Après son déjeuner, Cléopâtre prit une tablette, qu’elle avait écrite et cachetée et l’envoya à César, puis, ayant fait sortir tout le monde à l’exception des deux jeunes femmes dont j’ai parlé, elle ferma la porte.
Quand César eut décacheté la tablette et lu les prières et les supplications par lesquelles elle lui demandait de l’ensevelir avec Antoine, il comprit aussitôt ce qu’elle avait fait.
Il songea à aller lui-même à son secours, puis il envoya en toute hâte des gens pour voir ce qu’il s’était passé. Le drame avait été rapide ; car, venus en courant, ils surprirent les gardes qui ne s’étaient aperçus de rien, et ouvrant la porte, ils trouvèrent Cléopâtre morte, couchée sur un lit d’or et vêtue de ses habits royaux.
L’une de ses servantes, Iras, expirée à ses pieds ; l’autre Charmion, déjà chancelante et appesantie, arrangeait le diadème autour de la tête de la reine. (…)

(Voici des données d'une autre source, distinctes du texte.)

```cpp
int Run::forward(const void* x, void* y, void* y2) {
  dptx_engine* E = e;
  E->taps.clear();
  E->event_cat.clear();
  E->event_name.clear();
  if (E->profiling) {
    if (E->events.empty()) {
      hipEvent_t ev;
      if (hipEventCreate(&ev) == hipSuccess) E->events.push_back(ev);
    }
    if (!E->events.empty()) (void)hipEventRecord(E->events[0], st);
  }
  const std::string vp = "pretrained.model.";
  const std::string bp = vp + "patch_embed.backbone.";
  const int D_VIT = E->dv, D_MLP = E->dm, N_HEADS = E->nh;
  const bool large = E->backbone == DPTX_BACKBONE_VITL16_384;
  float* part0 = (float*)A(E->part[0]);
  float* part1 = (float*)A(E->part[1]);
  float* part2 = (float*)A(E->part[2]);
  float* part3 = (float*)A(E->part[3]);
  const int h2 = Hi / 2, w2 = Wi / 2, h4 = Hi / 4, w4 = Wi / 4, gh = Hi / 16, gw = Wi / 16, h32 = Hi / 32, w32 = Wi / 32;
  const int NP = gh * gw;
  const int S = NP + 1;
  const bool native = (gh == 24 && gw == 24);
  const float* pos = E->f("pretrained.model.pos_embed");
  if (!native) {
    chk(launch_pos_resize(pos, (float*)A(E->pos_alt), 24, gh, gw, D_VIT, st), "pos_resize");
    pos = (const float*)A(E->pos_alt);
  }

  if (!large) {
  group(DPTX_GROUP_RESNET);
  chk(launch_stem_conv(dt, x, io, E->w(bp + "stem.conv.weight"), A(E->sraw), B, Hi, Wi, E->pl, st), "stem.conv", 0);
  exec_macs += (double)h2 * w2 * 64 * STEM_K;
  cat_macs[0] += (double)h2 * w2 * 64 * STEM_K;
  gn_stats(A(E->sraw), part0, h2 * w2, 64);
  chk(launch_gn_relu_maxpool(dt, A(E->sraw), A(E->stem), E->f(bp + "stem.norm.weight"), E->f(bp + "stem.norm.bias"),
                             part0, B, h2, w2, 64, 1e-5f, E->pl, st),
      "stem.pool", 2);
  tap("stem", A(E->stem), h4, w4, 64);

  const void* cur = A(E->stem);
  int H = h4, Wd = w4, cin = 64;
  for (int s = 0; s < 3; ++s) {
    const int cout = STAGE_OUT[s], mid = cout / 4;
    for (int b = 0; b < STAGE_DEPTH[s]; ++b) {
      const std::string p = bp + "stages." + std::to_string(s) + ".blocks." + std::to_string(b) + ".";
      const int stride = (b == 0) ? STAGE_STRIDE[s] : 1;
      const int Ho = H / stride, Wo = Wd / stride;
      void* out = (b == STAGE_DEPTH[s] - 1) ? (void*)A(E->S[s]) : (void*)((b & 1) ? A(E->PB) : A(E->PA));
      const bool f_in = gn_fusable(H * Wd), f_out = gn_fusable(Ho * Wo);
      if (b == 0) {
        conv(cur, H, Wd, cin, p + "downsample.conv.weight", 1, stride, 0, 0, Ho, Wo, cout, A(E->DS), GemmOpt().gn_part(f_out ? part3 : nullptr));
        if (!f_out) gn_stats(A(E->DS), part3, Ho * Wo, cout);
      }
      conv(cur, H, Wd, cin, p + "conv1.weight", 1, 1, 0, 0, H, Wd, mid, A(E->T1), GemmOpt().gn_part(f_in ? part0 : nullptr));
      if (!f_in) gn_stats(A(E->T1), part0, H * Wd, mid);
      gn_apply(A(E->T1), p + "norm1", part0, H * Wd, mid, 1);
      const int pad = (stride == 1) ? 1 : 0;
      conv(A(E->T1), H, Wd, mid, p + "conv2.weight", 3, stride, pad, pad, Ho, Wo, mid, A(E->T2), GemmOpt().gn_part(f_out ? part1 : nullptr));
      if (!f_out) gn_stats(A(E->T2), part1, Ho * Wo, mid);
      gn_apply(A(E->T2), p + "norm2", part1, Ho * Wo, mid, 1);
      conv(A(E->T2), Ho, Wo, mid, p + "conv3.weight", 1, 1, 0, 0, Ho, Wo, cout, out, GemmOpt().gn_part(f_out ? part2 : nullptr));
      if (!f_out) gn_stats(out, part2, Ho * Wo, cout);
      if (b == 0)
        gn_apply(out, p + "norm3", part2, Ho * Wo, cout, 1, A(E->DS), p + "downsample.norm", part3);
      else
        gn_apply(out, p + "norm3", part2, Ho * Wo, cout, 1, cur);
      cur = out;
      H = Ho;
      Wd = Wo;
      cin = cout;
    }
    const char* names[3] = {"s0", "s1", "s2"};
    tap(names[s], cur, H, Wd, cout);
  }
  }

  float* X = (float*)A(E->X);
  float* lnst = (float*)A(E->lnst);
  const int ln_nblk = D_VIT / 128;
  const bool s16 = E->stream16;
  group(DPTX_GROUP_EMBED);
  int hn_slot = -1;
  {
    const int Kp = large ? 768 : 1024;
    if (large) chk(launch_patchify16(dt, x, io, A(E->F1), B, Hi, Wi, E->pl, st), "patchify");
    GemmParams p;
    gemm_params_dense(p, B * NP, D_VIT, Kp);
    p.A = large ? A(E->F1) : A(E->S[2]); p.W = E->w(vp + "patch_embed.proj.weight"); p.C = X;
    p.bias = E->f(vp + "patch_embed.proj.bias");
    p.c_rpi = NP; p.c_img_rows = S; p.c_row_off = 1; p.ldc = D_VIT; p.c_fp32 = 1;
    p.R2 = pos; p.r2_bcast = 1; p.r2_fp32 = 1; p.planes = E->pl;
    if (E->ln_fold) { p.C16 = A(E->Hn); p.row_stats = lnst; p.stats_nblk = 8; }
    if (s16) { p.C = A(E->Hn); p.c_fp32 = 0; p.C16 = nullptr; }
    hn_slot = E->fp8_use(vp + "blocks.0.attn.qkv.weight") ? q8_produce(A(E->Hn)) : -1;
    if (hn_slot >= 0) { p.C8 = E->q8(A(E->Hn)); p.q_relu = 0; p.q_scale = E->act_scale[hn_slot]; }
    gemm(dt, p, "patch_embed.proj");
  }
  chk(launch_cls_rows(E->mode_of(DPTX_GROUP_VIT), E->f(vp + "cls_token"), pos, s16 ? nullptr : X, B, S, D_VIT,
                      E->ln_fold ? A(E->Hn) : nullptr, E->ln_fold ? lnst : nullptr, st,
                      hn_slot >= 0 ? E->q8(A(E->Hn)) : nullptr, hn_slot >= 0 ? E->act_scale[hn_slot] : 1.0f),
      "cls_rows");
  if (hn_slot >= 0) q8_measure(A(E->Hn), (size_t)B * S * D_VIT, 0, hn_slot);
  const int M = B * S;
  const size_t tok_elems = (size_t)M * D_VIT;
  auto tok_tap = [&](int idx, const char* name) {
    if (!E->taps_on) return;
    float* dst = E->d_tok_taps + (size_t)idx * E->tok_tap_stride;
    if (s16) {
      const hipError_t r = launch_to_f32(E->mode_of(DPTX_GROUP_VIT), A(E->Hn), dst, tok_elems, E->pl, st);
      if (err == hipSuccess && r != hipSuccess) { err = r; where = "tok_tap"; }
    } else if (err == hipSuccess) {
      err = hipMemcpyAsync(dst, X, tok_elems * 4, hipMemcpyDeviceToDevice, st);
    }
    E->taps[name] = TapInfo{dst, {B, S, D_VIT, 1}, true, dt};
  };
  tok_tap(0, "tok0");

  auto dense = [&](const void* A, const std::string& wkey, int N, int K, void* C, const GemmOpt& o) {
    GemmParams p;
    gemm_params_dense(p, M, N, K);
    p.A = A; p.W = E->w(wkey); p.C = C; p.c_fp32 = o.c_fp32_; p.bias = o.bias_; p.act = o.act_;
    p.R1 = o.R1_; p.r1_fp32 = o.r1_fp32_; p.planes = E->pl;
    if (o.ln_ == LN_CONSUMER) { p.ln_stats = lnst; p.ln_colsum = o.colsum_; p.ln_nblk = ln_nblk; p.ln_eps = 1e-6f; p.ln_inv_dim = 1.0f / (float)K; }
    if (o.ln_ == LN_PRODUCER) { p.C16 = this->A(E->Hn); p.row_stats = lnst; p.stats_nblk = 8; }
    if (o.ln_ == LN_PRODUCER && s16) {
      p.C = this->A(E->Hn); p.c_fp32 = 0; p.R1 = this->A(E->Hn); p.r1_fp32 = 0; p.C16 = nullptr;
    }
    int mode = dt;
    if (E->fp8_use(wkey) && !E->calibrating) {
      p.A = E->q8(A); p.W = E->w8(wkey); p.a_bytes /= 2;
      p.out_scale = 1.0f / q8_scale_of(A); p.out_scale_v = E->wscale(wkey);
      if (o.ln_ == LN_CONSUMER) p.ln_colsum = E->f(wkey.substr(0, wkey.size() - 6) + "lnsum8");
      mode = MODE_FP8;
    }
    int slot = -1;
    if (o.q_) {
      slot = q8_produce(p.C);
      p.C8 = E->q8(p.C); p.q_relu = 0; p.q_scale = E->act_scale[slot];
    }
    gemm(mode, p, wkey.c_str());
    if (slot >= 0) q8_measure(p.C, (size_t)M * N, 0, slot);
  };

  auto readout = [&](int n) {
    group(DPTX_GROUP_REASSEMBLE);
    const std::string pp = "pretrained.act_postprocess" + std::to_string(n) + ".";
    float* clsb = (float*)A(E->clsb);
    chk(launch_readout_cls(dt, s16 ? (const float*)A(E->Hn) : X, (long long)S * D_VIT, E->w(pp + "0.project.0.weight"), 2 * D_VIT,
                           D_VIT, E->f(pp + "0.project.0.bias"), clsb, B, D_VIT, D_VIT, E->pl, st, s16 ? 1 : 0),
        "readout_cls");
    if (!(E->ln_fold && !mode_is_x3(dt))) chk(launch_cast_f32(dt, X, A(E->Hn), (size_t)B * S * D_VIT, E->pl, st), "readout_cast");
    exec_macs += (double)D_VIT * D_VIT;
    void* R = (n & 1) ? A(E->R3) : A(E->R4);
    GemmParams p{};
    p.A = A(E->Hn); p.a_bytes = (long long)B * S * D_VIT * 2; p.planes = E->pl;
    p.W = E->w(pp + "0.project.0.weight"); p.ldw = 2 * D_VIT; p.C = R;
    p.M = B * NP; p.N = D_VIT; p.K = D_VIT;
    p.a_rpi = NP; p.Wout = NP; p.Hin = 1; p.Win = NP; p.Cin = D_VIT; p.a_pix_stride = D_VIT;
    p.a_img_stride = (long long)S * D_VIT; p.a_off = D_VIT;
    p.ksz = 1; p.stride = 1;
    p.c_rpi = NP; p.c_img_rows = NP; p.c_row_off = 0; p.ldc = D_VIT;
    p.bias = clsb; p.bias_per_img = 1; p.act = 2;
    gemm(dt, p, "readout");
    const int f = n == 1 ? 256 : (n == 2 ? 512 : D_VIT);
    conv(R, gh, gw, D_VIT, pp + "3.weight", 1, 1, 0, 0, gh, gw, f, n == 3 ? A(E->L3) : A(E->T4), GemmOpt().bias(E->f(pp + "3.bias")));
    if (n <= 2) {
      const int k = n == 1 ? 4 : 2;
      GemmParams d;
      gemm_params_dense(d, B * NP, k * k * f, f);
      d.A = A(E->T4); d.W = E->w(pp + "4.weight"); d.C = A(E->F1); d.bias = E->f(pp + "4.bias"); d.planes = E->pl;
      gemm(dt, d, "reassemble.deconv");
      chk(launch_depth_to_space(dt, A(E->F1), A(E->S[n - 1]), B, gh, gw, k, f, E->pl, st), "reassemble.d2s");
      tap(n == 1 ? "l1" : "l2", A(E->S[n - 1]), gh * k, gw * k, f);
    } else if (n == 3) {
      tap("l3", A(E->L3), gh, gw, D_VIT);
    } else {
      conv(A(E->T4), gh, gw, D_VIT, pp + "4.weight", 3, 2, 1, 1, h32, w32, D_VIT, A(E->L4), GemmOpt().bias(E->f(pp + "4.bias")));
      tap("l4", A(E->L4), h32, w32, D_VIT);
    }
  };

  for (int l = 0; l < E->depth; ++l) {
    group(DPTX_GROUP_VIT);
    const std::string p = vp + "blocks." + std::to_string(l) + ".";
    const bool lf = E->ln_fold;
    const int ln_in = lf ? LN_CONSUMER : LN_NONE, ln_out = lf ? LN_PRODUCER : LN_NONE;
    if (!lf) chk(launch_layernorm(dt, X, E->f(p + "norm1.weight"), E->f(p + "norm1.bias"), A(E->Hn), M, D_VIT, 1e-6f, E->pl, st), "ln1", 2);
    const std::string pn = vp + "blocks." + std::to_string(l + 1) + ".";
    const bool q_fc1 = E->fp8_use(p + "mlp.fc1.weight"), q_fc2 = E->fp8_use(p + "mlp.fc2.weight");
    const bool q_next = l + 1 < E->depth && E->fp8_use(pn + "attn.qkv.weight");
    dense(A(E->Hn), p + "attn.qkv.weight", 3 * D_VIT, D_VIT, A(E->QKV),
          GemmOpt().bias(E->f(p + "attn.qkv.bias")).ln(ln_in).colsum(E->f(p + "attn.qkv.lnsum")));
    chk(launch_attention(dt, A(E->QKV), A(E->AO), B, S, N_HEADS, E->pl, st), "attention", 1);
    exec_macs += 2.0 * N_HEADS * (double)S * S * 64;
    cat_macs[1] += 2.0 * N_HEADS * (double)S * S * 64;
    dense(A(E->AO), p + "attn.proj.weight", D_VIT, D_VIT, X,
          GemmOpt().c_fp32(1).bias(E->f(p + "attn.proj.bias")).R1(X).r1_fp32(1).ln(ln_out).q(q_fc1));
    if (!lf) chk(launch_layernorm(dt, X, E->f(p + "norm2.weight"), E->f(p + "norm2.bias"), A(E->Hn), M, D_VIT, 1e-6f, E->pl, st), "ln2", 2);
    dense(A(E->Hn), p + "mlp.fc1.weight", D_MLP, D_VIT, A(E->F1),
          GemmOpt().bias(E->f(p + "mlp.fc1.bias")).act(2).ln(ln_in).colsum(E->f(p + "mlp.fc1.lnsum")).q(q_fc2));
    dense(A(E->F1), p + "mlp.fc2.weight", D_VIT, D_MLP, X,
          GemmOpt().c_fp32(1).bias(E->f(p + "mlp.fc2.bias")).R1(X).r1_fp32(1).ln(ln_out).q(q_next));
    {
      char nm[16];
      snprintf(nm, sizeof nm, "blk%d", l);
      tok_tap(l + 1, nm);
    }
    if (large) {
      if (l % 6 == 5) readout(l / 6 + 1);
    } else {
      if (l == 8) readout(3);
      if (l == 11) readout(4);
    }
  }
// ... 780 lines not shown
```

L’aspic, dit-on, fut apporté à Cléopâtre avec ces figues et il avait été caché sous les feuilles, car elle l’avait ainsi ordonné, afin que l’animal l’attaquât sans même qu’elle le sût ; mais en enlevant des figues, elle le vit et dit “ Le voilà donc !” puis elle dénuda son bras et l’offrit à la morsure. D’autres prétendent qu’elle gardait cet aspic enfermé dans un vase et que Cléopâtre le provoqua et l’excita avec un fuseau d’or. Ce faisant, il bondit et s’attacha à son bras. Mais personne ne sait la vérité, car on a dit aussi qu’elle portait toujours du poison dans une épingle à cheveux creuse et qu’elle cachait cette épingle dans sa chevelure. Cependant, aucune tâche, ni aucune marque de poison n’apparut sur son corps. On ne vit pas non plus de serpents à l’intérieur, mais on disait en avoir observé des traces le long de la mer, du côté ou donnait sa chambre et où il y avait des fenêtres. Certains affirment que l’on aperçut sur le bras de Cléopâtre deux piqûres légères et peu distinctes, et c’est à ce rapport, semble t-il, que César ajouta foi, car à son triomphe on porta une statue de Cléopâtre elle même avec l’aspic attaché à son bras. Voilà donc ce que l’on raconte.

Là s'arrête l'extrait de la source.